I have heard from a handful of couples who find they miss out on some of the attitude the wife formerly had. Even if they experienced problems from her attitude, and desired to correct it, it was an interaction they were familiar with and had grown fond of. Arguing had entertainment value. Some women put a lot of style into starting an argument, or trying to tell their men what to do, and it can provide some limited excitement to have it that way. But a woman with lip is not something to miss. Despite its entertainment value, it is wrong, and it sets off bombs in the marriage. Just as a Christian learns to let go of past habits and language when he starts to live life in the spirit, a couple will have to let go of some past interactions in their marriage. They are a part of the inharmonious past. Replace those interactions quickly with the right kind, and learn the satisfaction therein. There is rich rewards in living as lord and helper, rather than two cutely bickering people, or two loudmouths. Bring honor, respect, and wisdom to your words. Over time, you will miss the old way less and less.
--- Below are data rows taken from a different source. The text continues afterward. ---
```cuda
extern "C" void* bestla_create_device(bool profile) {
  if (ns_ensure_device()) ns_fatal("bestla_create_device: %s", g_err);
  ns_device* d = new ns_device();
  d->dev = g_default.dev;
  d->profile = profile;
  if (cudaStreamCreateWithFlags(&d->stream, cudaStreamNonBlocking) != cudaSuccess) ns_fatal("cudaStreamCreate failed");
  return d;
}
extern "C" void* bestla_get_device_queue(void* device) { return device ? (void*)((ns_device*)device)->stream : nullptr; }
extern "C" void bestla_release_device(void* device) {
  if (!device) return;
  ns_device* d = (ns_device*)device;
  cudaStreamSynchronize(d->stream);
  {
    std::lock_guard<std::mutex> lk(g_mu);
    auto it = g_scratch.find(d->stream);
    if (it != g_scratch.end()) {
      cudaFree(it->second.p);
      g_scratch.erase(it);
    }
  }
  cudaStreamDestroy(d->stream);
  delete d;
}
extern "C" size_t bestla_device_gmem_size(void* device) {
  (void)device;
  if (ns_ensure_device()) return 0;
  size_t fr = 0, tot = 0;
  cudaMemGetInfo(&fr, &tot);
  return tot;
}
extern "C" void* bestla_device_malloc(size_t size, void* queue) {
  (void)queue;
  if (ns_ensure_device()) ns_fatal("bestla_device_malloc: %s", g_err);
  void* p = nullptr;
  if (cudaMalloc(&p, size) != cudaSuccess) return nullptr;
  return p;
}
extern "C" void bestla_device_free(void* ptr, void* queue) {
  if (!ptr) return;
  cudaStreamSynchronize(stream_of(queue));
  cudaFree(ptr);
}
extern "C" void bestla_device_memcpy(void* dstptr, const void* srcptr, size_t size, void* queue) {
  if (ns_ensure_device()) ns_fatal("bestla_device_memcpy: %s", g_err);
  if (cudaMemcpyAsync(dstptr, srcptr, size, cudaMemcpyDefault, stream_of(queue)) != cudaSuccess)
    ns_fatal("bestla_device_memcpy failed: %s", cudaGetErrorString(cudaGetLastError()));
}
extern "C" void bestla_device_memcpy_sync(void* dstptr, const void* srcptr, size_t size, void* queue) {
  bestla_device_memcpy(dstptr, srcptr, size, queue);
  cudaStreamSynchronize(stream_of(queue));
}
extern "C" void bestla_device_sync(void* queue) {
  if (ns_ensure_device()) ns_fatal("bestla_device_sync: %s", g_err);
  if (cudaStreamSynchronize(stream_of(queue)) != cudaSuccess)
    ns_fatal("bestla_device_sync: %s", cudaGetErrorString(cudaGetLastError()));
}
extern "C" size_t bestla_device_storage_size(void) { return sizeof(ns_weight); }
extern "C" size_t ns_device_storage_bytes(const void* hoststor) {
  BlobView v;
  ns_weight w;
  if (!parse_blob(hoststor, &v) || blob_to_weight_meta(v, &w)) return 0;
  return weight_image_bytes(&w, v.shuffle != nullptr);
}
extern "C" void bestla_device_load_storage(void* hoststor, void* devstor, void* deviceptr, void* queue) {
  if (ns_ensure_device()) ns_fatal("bestla_device_load_storage: %s", g_err);
  BlobView v;
  ns_weight* w = (ns_weight*)devstor;
  if (!devstor || !deviceptr || !parse_blob(hoststor, &v) || blob_to_weight_meta(v, w))
    ns_fatal("bestla_device_load_storage: invalid parameters (%s)", g_err);
  w->base = deviceptr;
  w->external = 1;
  w->total_bytes = weight_image_bytes(w, v.shuffle != nullptr);
  weight_carve(w, deviceptr, v.shuffle != nullptr);
  if (cudaMemsetAsync(deviceptr, 0, w->total_bytes, stream_of(queue)) != cudaSuccess) ns_fatal("cudaMemset failed");
  if (blob_upload_repack(v, w, stream_of(queue))) ns_fatal("bestla_device_load_storage: %s", g_err);
}
extern "C" void bestla_device_f32f32_forward(float* activation, void* weiptr, float* output, int m, int n, int k, int lda,
                                             int ldo, void* workspace, void* queue) {
  const ns_weight* w = (const ns_weight*)weiptr;
  if (!w || w->n != n || w->k != k) ns_fatal("invalid parameters");
  (void)lda;
  if (ns_mul_mat(w, activation, k, output, ldo, m, nullptr, nullptr, 0, workspace, queue))
    ns_fatal("bestla_device_f32f32_forward: %s", g_err);
}

struct CacheEntry {
  ns_weight* w;
  size_t tag;
};
static std::unordered_map<const void*, CacheEntry> g_cache;

static size_t blob_tag(const void* blob, size_t nbytes) {
  size_t t = 1469598103934665603ull;
  const unsigned char* p = (const unsigned char*)blob;
  const size_t head = nbytes < 64 ? nbytes : 64;
  for (size_t i = 0; i < head; ++i) t = (t ^ p[i]) * 1099511628211ull;
  if (nbytes > 72) {
    const size_t span = nbytes - 8, steps = 256;
    for (size_t j = 0; j < steps; ++j) {
      const size_t off = 64 + (size_t)((__uint128_t)(span - 64) * j / steps);
      unsigned long long v;
      memcpy(&v, p + off, 8);
      t = (t ^ (size_t)v) * 1099511628211ull;
    }
  }
  return (t ^ nbytes) * 1099511628211ull;
}
static size_t btla_blob_bytes(const void* blob) {
  size_t msize = 0;
  memcpy(&msize, blob, sizeof(size_t));
  return (msize >= 64 && msize <= ((size_t)1 << 40)) ? msize : 64;
}

// ... 315 lines not shown
```

### neural_speed_b200/csrc/gemv_ring_impl.cuh

```cuda
#pragma once
#include "act_quant.cuh"

namespace {

constexpr int kConsumers = 7;
constexpr int kThreads = (kConsumers + 1) * 32;
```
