struct FftrfGeom { int d; int64_t A[3], L[3], P[3]; int blue[3]; int64_t Mtot, n; };
void fftrf_geometry(int ndims, const int64_t* N, FftrfGeom* g);
size_t fftrf_plan_doubles(const FftrfGeom& g);
size_t fftrf_field_doubles(const FftrfGeom& g);
void fftrf_plan(hipStream_t st, const FftrfGeom& g, double* plan);
void fftrf_sample(hipStream_t st, const FftrfGeom& g, const double* plan, double* ws, int64_t fs, int nb, double k0, double dk,
                  double beta, double* dst, int64_t ldd, int64_t row0, int64_t nloc);
int fftrf_tile_lines(int Ma, bool contiguous, int64_t nl0);
void fftrf_twiddles(hipStream_t st, double* twg);
struct GcsGeom { int d; int64_t N[3], M[3]; int64_t Mtot, n; };
constexpr int GCS_PARTS = 64;
size_t gcs_pair_doubles(const GcsGeom& g);
void gcs_lag_table(hipStream_t st, const GcsGeom& g, int kind, const double inv_ell[3], double cs, double sn, double sigma2,
                   double* amp);
void gcs_plan_transform(hipStream_t st, const GcsGeom& g, const double* twg, const double* amp, double* W, double* lam);
void gcs_plan_finish(hipStream_t st, const GcsGeom& g, double nugget, double* lam, double* amp, double* part);
void gcs_sample(hipStream_t st, const GcsGeom& g, const double* twg, const double* amp, double* ws, int64_t fs, int nb,
                double* dst, int64_t ldd, int64_t row0, int64_t nloc, int64_t ncols);
void fftrf_interp(hipStream_t st, int d, const int32_t* base, const double* frac, int64_t m, int64_t s1, int64_t s2,
                  const double* V, int64_t v_fs, int nb, double* dst, int64_t ldd);
struct IadjDev {
  int d;
  int64_t n, m, chunk, nlong, nchunk;
  const int64_t* nodeptr;
  const int32_t* point;
  const uint8_t* corner;
  const double* frac;
  const int32_t* long_node;
  const int64_t* long_chunk0;
  const int64_t* chunk_off;
  const int32_t* chunk_len;
};
void interp_adjoint(hipStream_t st, const IadjDev& p, const double* X, int64_t ldx, int64_t nf, double* G, int64_t ldg,
                    double* partial);

constexpr int LU2_LEAF = 8;
constexpr int LU2_NB = 64;
constexpr int LU2_RES_COPIES = 8;
constexpr int LU2_REC_GRANULES = 64;
struct Lu2Work {
  unsigned long long* recs;
  double* u12;
  int32_t* ipiv;
  int32_t* info;
  int bs, rpt, grid, nb;
  int poll_limit = 0;
  uint32_t mute_epoch = 0;
  bool cooperative = false;
  bool ov = false;
};
int lu2_resident_per_cu_ov();
int lu2_resident_per_cu(int bs, int rpt);
constexpr int LU2_MAX_RANKS = 16;
constexpr int LU2_MR_MAXL = 8192;
struct Lu2MrWork {
  unsigned long long* peer[LU2_MAX_RANKS];
  int32_t* ipiv;
  int32_t* info;
  int rank, nranks, bs, rpt, grid;
  int hier = 0;
  int ov = 0;
  int poll_limit = 0;
};
bool lu2_mr_config(int64_t pad, int nranks, int ncus, int* bs, int* rpt, int* grid, int* hier, int* ov, int force = 0);
int lu2_mr_resident_per_cu(int bs, int rpt);
int lu2_mr_resident_per_cu_ov();
size_t lu2_mr_record_granules(int nranks, int grid);
void lu2_leaf_mr(hipStream_t st, const Lu2MrWork& w, double* Y, int64_t ld, int64_t mloc, int64_t row0, int64_t m, int64_t l,
                 int64_t jb, int64_t j0, int wd, const double* us, uint32_t epoch_base);
void lus_swap_peer(hipStream_t st, const Lu2MrWork& w, double* Y, int64_t ld, int64_t mloc, int64_t row0, int64_t m, int64_t l,
                   int64_t j0, int wd, uint32_t epoch_base);
void lus_swap_pack(hipStream_t st, const double* Y, int64_t ld, int64_t mloc, int64_t row0, int64_t l, int64_t j0, int w,
                   const int32_t* ipiv, double* table);
void lus_swap_apply(hipStream_t st, double* Y, int64_t ld, int64_t mloc, int64_t row0, int64_t l, int64_t j0, int w,
                    const int32_t* ipiv, const double* table);
bool lu2_config(int64_t m, int ncus, int* bs, int* rpt, int* grid);
size_t lu2_work_bytes(int64_t l, int grid);
void lu2_carve(Lu2Work& w, int64_t l, void* work);
void lu2_L(hipStream_t st, double* Y, int64_t m, int64_t l, int64_t ld, const Lu2Work& w);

I’d add that not only does spanking not do away with any fun you can have, but it lets you better know how to do it. It helps teach where the lines are. It can help a woman know what border not to cross in her language. She will be able more comfortably to joke, because she knows it is innocent, and not tainted with foolishness or disrespect. It has purified their communication. It can help a man also, since he has seen his wife humbled and in tears during her correction. He knows to be tender with her and supportive to her, and not worry that her words will seek to undermine him or attack him. He knows he carries a big stick, and can speak quietly and lovingly most of the time. There is no threat there. He also knows her better and more deeply, and would not want to ever step on her sore spots. I’d say spanking allows the fun man and wife have to be closer to what it should be — which is within the limits of love and respect.